[WHAT IS REQUIRED]:
For the word "auto", return each line of the data in which it occurs.

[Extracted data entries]
· · ·

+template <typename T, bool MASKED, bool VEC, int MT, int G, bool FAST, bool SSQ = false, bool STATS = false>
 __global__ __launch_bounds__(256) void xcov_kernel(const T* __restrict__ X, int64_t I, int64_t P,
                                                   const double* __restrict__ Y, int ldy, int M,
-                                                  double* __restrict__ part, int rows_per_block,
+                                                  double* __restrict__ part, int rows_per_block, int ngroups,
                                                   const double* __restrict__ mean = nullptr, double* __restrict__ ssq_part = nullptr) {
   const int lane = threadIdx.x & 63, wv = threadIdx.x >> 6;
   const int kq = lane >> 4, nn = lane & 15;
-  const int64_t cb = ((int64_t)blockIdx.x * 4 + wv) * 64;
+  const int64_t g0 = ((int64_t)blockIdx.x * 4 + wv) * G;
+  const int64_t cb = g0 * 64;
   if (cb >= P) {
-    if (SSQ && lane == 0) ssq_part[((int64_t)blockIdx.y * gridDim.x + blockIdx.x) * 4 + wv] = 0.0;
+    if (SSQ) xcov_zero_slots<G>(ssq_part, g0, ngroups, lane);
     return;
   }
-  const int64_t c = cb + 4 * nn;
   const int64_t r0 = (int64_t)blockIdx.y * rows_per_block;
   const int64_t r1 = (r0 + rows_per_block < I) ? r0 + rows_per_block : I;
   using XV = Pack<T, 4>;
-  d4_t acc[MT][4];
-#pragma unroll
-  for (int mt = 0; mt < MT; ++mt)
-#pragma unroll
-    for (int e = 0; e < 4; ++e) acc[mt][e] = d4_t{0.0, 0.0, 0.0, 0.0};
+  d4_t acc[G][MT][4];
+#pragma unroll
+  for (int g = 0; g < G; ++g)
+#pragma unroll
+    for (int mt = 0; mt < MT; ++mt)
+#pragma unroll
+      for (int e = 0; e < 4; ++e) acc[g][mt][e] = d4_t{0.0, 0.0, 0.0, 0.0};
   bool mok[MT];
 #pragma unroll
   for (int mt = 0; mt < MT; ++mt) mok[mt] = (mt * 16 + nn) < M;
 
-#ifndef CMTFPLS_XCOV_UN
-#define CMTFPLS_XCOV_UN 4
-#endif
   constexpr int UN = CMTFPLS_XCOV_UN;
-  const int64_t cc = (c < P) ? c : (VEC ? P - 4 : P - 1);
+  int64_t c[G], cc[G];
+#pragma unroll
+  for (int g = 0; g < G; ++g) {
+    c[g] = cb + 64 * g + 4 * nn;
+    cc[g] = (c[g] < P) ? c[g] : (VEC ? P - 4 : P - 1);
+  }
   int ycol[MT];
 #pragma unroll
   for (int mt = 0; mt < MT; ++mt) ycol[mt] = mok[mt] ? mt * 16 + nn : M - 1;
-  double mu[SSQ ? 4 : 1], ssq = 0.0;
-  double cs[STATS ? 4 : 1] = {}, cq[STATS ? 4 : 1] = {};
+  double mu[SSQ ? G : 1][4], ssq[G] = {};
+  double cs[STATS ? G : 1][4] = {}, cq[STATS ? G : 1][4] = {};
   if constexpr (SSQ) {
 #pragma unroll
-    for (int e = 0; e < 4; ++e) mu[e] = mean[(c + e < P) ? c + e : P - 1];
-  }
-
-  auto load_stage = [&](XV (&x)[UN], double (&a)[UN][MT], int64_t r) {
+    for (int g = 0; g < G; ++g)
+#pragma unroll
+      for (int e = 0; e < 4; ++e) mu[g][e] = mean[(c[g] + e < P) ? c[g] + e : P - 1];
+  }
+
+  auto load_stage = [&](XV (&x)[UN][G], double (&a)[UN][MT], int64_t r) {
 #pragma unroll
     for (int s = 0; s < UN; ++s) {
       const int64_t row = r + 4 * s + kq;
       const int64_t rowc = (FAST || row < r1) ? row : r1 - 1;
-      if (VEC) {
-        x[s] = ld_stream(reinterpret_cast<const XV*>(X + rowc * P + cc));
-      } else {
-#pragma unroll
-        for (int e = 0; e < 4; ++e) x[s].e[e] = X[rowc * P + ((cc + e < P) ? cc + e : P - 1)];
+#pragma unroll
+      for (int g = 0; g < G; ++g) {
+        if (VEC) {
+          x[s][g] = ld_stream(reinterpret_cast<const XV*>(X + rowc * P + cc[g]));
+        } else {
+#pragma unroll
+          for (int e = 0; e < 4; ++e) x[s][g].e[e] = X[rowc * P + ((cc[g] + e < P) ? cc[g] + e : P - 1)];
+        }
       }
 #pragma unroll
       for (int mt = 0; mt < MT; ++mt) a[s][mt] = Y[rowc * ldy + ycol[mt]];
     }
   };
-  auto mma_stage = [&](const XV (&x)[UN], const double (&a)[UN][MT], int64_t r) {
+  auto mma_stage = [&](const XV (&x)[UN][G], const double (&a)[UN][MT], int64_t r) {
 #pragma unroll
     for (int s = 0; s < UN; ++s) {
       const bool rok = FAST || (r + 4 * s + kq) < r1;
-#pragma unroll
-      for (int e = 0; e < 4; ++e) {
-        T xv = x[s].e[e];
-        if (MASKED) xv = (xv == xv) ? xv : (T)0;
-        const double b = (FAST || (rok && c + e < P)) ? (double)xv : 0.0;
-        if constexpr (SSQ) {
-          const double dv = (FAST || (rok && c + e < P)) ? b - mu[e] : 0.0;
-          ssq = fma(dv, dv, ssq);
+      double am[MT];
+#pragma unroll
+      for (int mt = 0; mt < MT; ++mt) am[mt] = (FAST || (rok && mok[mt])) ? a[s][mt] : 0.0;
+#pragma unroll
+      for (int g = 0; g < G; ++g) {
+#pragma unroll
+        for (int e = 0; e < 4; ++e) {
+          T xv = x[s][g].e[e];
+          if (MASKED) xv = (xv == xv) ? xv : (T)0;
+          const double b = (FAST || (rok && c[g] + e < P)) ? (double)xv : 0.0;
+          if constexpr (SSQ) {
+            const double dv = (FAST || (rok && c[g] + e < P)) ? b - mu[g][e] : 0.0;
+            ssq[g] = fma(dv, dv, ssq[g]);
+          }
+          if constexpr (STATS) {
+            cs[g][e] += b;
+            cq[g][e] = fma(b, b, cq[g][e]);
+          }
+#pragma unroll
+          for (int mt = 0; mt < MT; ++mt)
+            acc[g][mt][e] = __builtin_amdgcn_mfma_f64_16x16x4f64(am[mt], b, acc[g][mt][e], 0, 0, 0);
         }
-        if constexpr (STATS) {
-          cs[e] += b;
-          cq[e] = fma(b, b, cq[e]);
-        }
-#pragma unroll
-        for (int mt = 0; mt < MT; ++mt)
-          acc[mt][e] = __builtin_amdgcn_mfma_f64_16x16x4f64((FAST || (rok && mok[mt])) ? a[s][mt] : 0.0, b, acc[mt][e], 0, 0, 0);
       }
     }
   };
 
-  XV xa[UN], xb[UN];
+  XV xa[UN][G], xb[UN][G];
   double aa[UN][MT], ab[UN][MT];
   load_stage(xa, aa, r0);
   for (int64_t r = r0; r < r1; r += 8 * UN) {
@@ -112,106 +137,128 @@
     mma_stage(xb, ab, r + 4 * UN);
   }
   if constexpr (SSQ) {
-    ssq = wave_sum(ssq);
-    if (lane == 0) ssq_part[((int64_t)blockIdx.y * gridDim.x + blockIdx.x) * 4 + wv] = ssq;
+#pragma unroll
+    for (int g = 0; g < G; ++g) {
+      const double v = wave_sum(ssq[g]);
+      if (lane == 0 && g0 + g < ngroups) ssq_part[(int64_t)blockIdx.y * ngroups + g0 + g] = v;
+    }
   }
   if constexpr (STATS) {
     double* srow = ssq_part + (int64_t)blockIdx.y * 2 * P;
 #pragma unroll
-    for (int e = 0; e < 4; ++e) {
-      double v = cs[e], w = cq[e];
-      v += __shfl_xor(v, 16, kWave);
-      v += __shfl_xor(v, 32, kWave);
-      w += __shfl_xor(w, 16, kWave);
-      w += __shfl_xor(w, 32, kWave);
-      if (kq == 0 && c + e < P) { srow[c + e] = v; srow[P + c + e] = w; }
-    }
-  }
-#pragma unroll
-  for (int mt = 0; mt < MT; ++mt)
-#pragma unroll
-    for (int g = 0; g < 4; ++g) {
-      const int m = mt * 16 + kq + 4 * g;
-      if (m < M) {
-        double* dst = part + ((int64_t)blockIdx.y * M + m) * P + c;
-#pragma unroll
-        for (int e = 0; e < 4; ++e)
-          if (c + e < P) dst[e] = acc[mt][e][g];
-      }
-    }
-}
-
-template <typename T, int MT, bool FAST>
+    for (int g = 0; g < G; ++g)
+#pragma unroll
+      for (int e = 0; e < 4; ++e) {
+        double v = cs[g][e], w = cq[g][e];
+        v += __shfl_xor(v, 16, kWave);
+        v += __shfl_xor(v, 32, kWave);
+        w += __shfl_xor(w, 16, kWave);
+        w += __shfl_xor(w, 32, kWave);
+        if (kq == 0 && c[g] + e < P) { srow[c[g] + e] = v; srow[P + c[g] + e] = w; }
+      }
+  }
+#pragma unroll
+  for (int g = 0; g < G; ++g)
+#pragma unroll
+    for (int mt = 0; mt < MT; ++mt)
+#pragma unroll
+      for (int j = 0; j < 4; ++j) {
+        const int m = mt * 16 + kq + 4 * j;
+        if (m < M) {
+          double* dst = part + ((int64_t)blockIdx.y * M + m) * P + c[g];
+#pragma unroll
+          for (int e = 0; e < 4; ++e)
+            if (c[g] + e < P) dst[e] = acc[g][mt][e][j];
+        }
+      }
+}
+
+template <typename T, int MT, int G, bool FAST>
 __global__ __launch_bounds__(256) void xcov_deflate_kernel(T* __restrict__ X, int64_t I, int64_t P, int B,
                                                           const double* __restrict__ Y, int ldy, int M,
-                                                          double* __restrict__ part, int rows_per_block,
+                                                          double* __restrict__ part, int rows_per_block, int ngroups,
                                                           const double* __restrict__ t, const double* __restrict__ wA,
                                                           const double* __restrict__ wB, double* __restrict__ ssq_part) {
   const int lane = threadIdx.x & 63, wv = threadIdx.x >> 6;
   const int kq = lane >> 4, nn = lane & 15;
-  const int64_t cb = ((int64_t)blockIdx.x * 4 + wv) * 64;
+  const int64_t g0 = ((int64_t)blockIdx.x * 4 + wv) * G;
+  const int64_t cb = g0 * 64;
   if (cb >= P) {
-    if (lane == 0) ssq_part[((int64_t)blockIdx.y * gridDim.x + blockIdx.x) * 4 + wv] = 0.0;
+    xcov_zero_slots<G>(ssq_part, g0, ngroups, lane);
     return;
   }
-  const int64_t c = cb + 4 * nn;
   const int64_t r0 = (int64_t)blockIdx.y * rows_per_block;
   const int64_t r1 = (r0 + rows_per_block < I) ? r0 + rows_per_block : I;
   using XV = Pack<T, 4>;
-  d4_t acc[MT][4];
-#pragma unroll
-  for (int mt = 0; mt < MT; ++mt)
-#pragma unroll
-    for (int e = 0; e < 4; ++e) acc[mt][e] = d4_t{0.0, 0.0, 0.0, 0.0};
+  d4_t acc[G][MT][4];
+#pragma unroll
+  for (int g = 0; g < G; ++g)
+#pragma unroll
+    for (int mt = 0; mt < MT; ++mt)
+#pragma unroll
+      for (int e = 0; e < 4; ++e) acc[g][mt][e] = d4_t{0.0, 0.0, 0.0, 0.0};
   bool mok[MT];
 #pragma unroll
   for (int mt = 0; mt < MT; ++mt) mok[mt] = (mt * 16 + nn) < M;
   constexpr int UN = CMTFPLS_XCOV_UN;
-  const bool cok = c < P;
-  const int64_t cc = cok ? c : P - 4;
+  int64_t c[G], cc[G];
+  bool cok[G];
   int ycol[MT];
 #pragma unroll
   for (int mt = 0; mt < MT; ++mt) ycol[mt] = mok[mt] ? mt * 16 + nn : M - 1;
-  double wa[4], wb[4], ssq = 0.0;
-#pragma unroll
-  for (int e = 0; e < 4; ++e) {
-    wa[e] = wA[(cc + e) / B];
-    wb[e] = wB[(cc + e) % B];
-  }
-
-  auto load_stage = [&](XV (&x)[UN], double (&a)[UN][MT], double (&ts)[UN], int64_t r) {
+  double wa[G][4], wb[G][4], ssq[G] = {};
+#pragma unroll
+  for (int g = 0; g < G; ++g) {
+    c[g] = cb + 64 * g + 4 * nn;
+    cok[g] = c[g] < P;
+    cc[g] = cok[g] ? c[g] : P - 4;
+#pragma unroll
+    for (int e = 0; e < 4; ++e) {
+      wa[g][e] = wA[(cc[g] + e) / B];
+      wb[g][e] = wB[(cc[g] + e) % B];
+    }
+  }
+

· · ·

[RESULT FOR THIS TASK]:
-  auto load_stage = [&](XV (&x)[UN], double (&a)[UN][MT], int64_t r) {
+  auto load_stage = [&](XV (&x)[UN][G], double (&a)[UN][MT], int64_t r) {
-  auto mma_stage = [&](const XV (&x)[UN], const double (&a)[UN][MT], int64_t r) {
+  auto mma_stage = [&](const XV (&x)[UN][G], const double (&a)[UN][MT], int64_t r) {
-  auto load_stage = [&](XV (&x)[UN], double (&a)[UN][MT], double (&ts)[UN], int64_t r) {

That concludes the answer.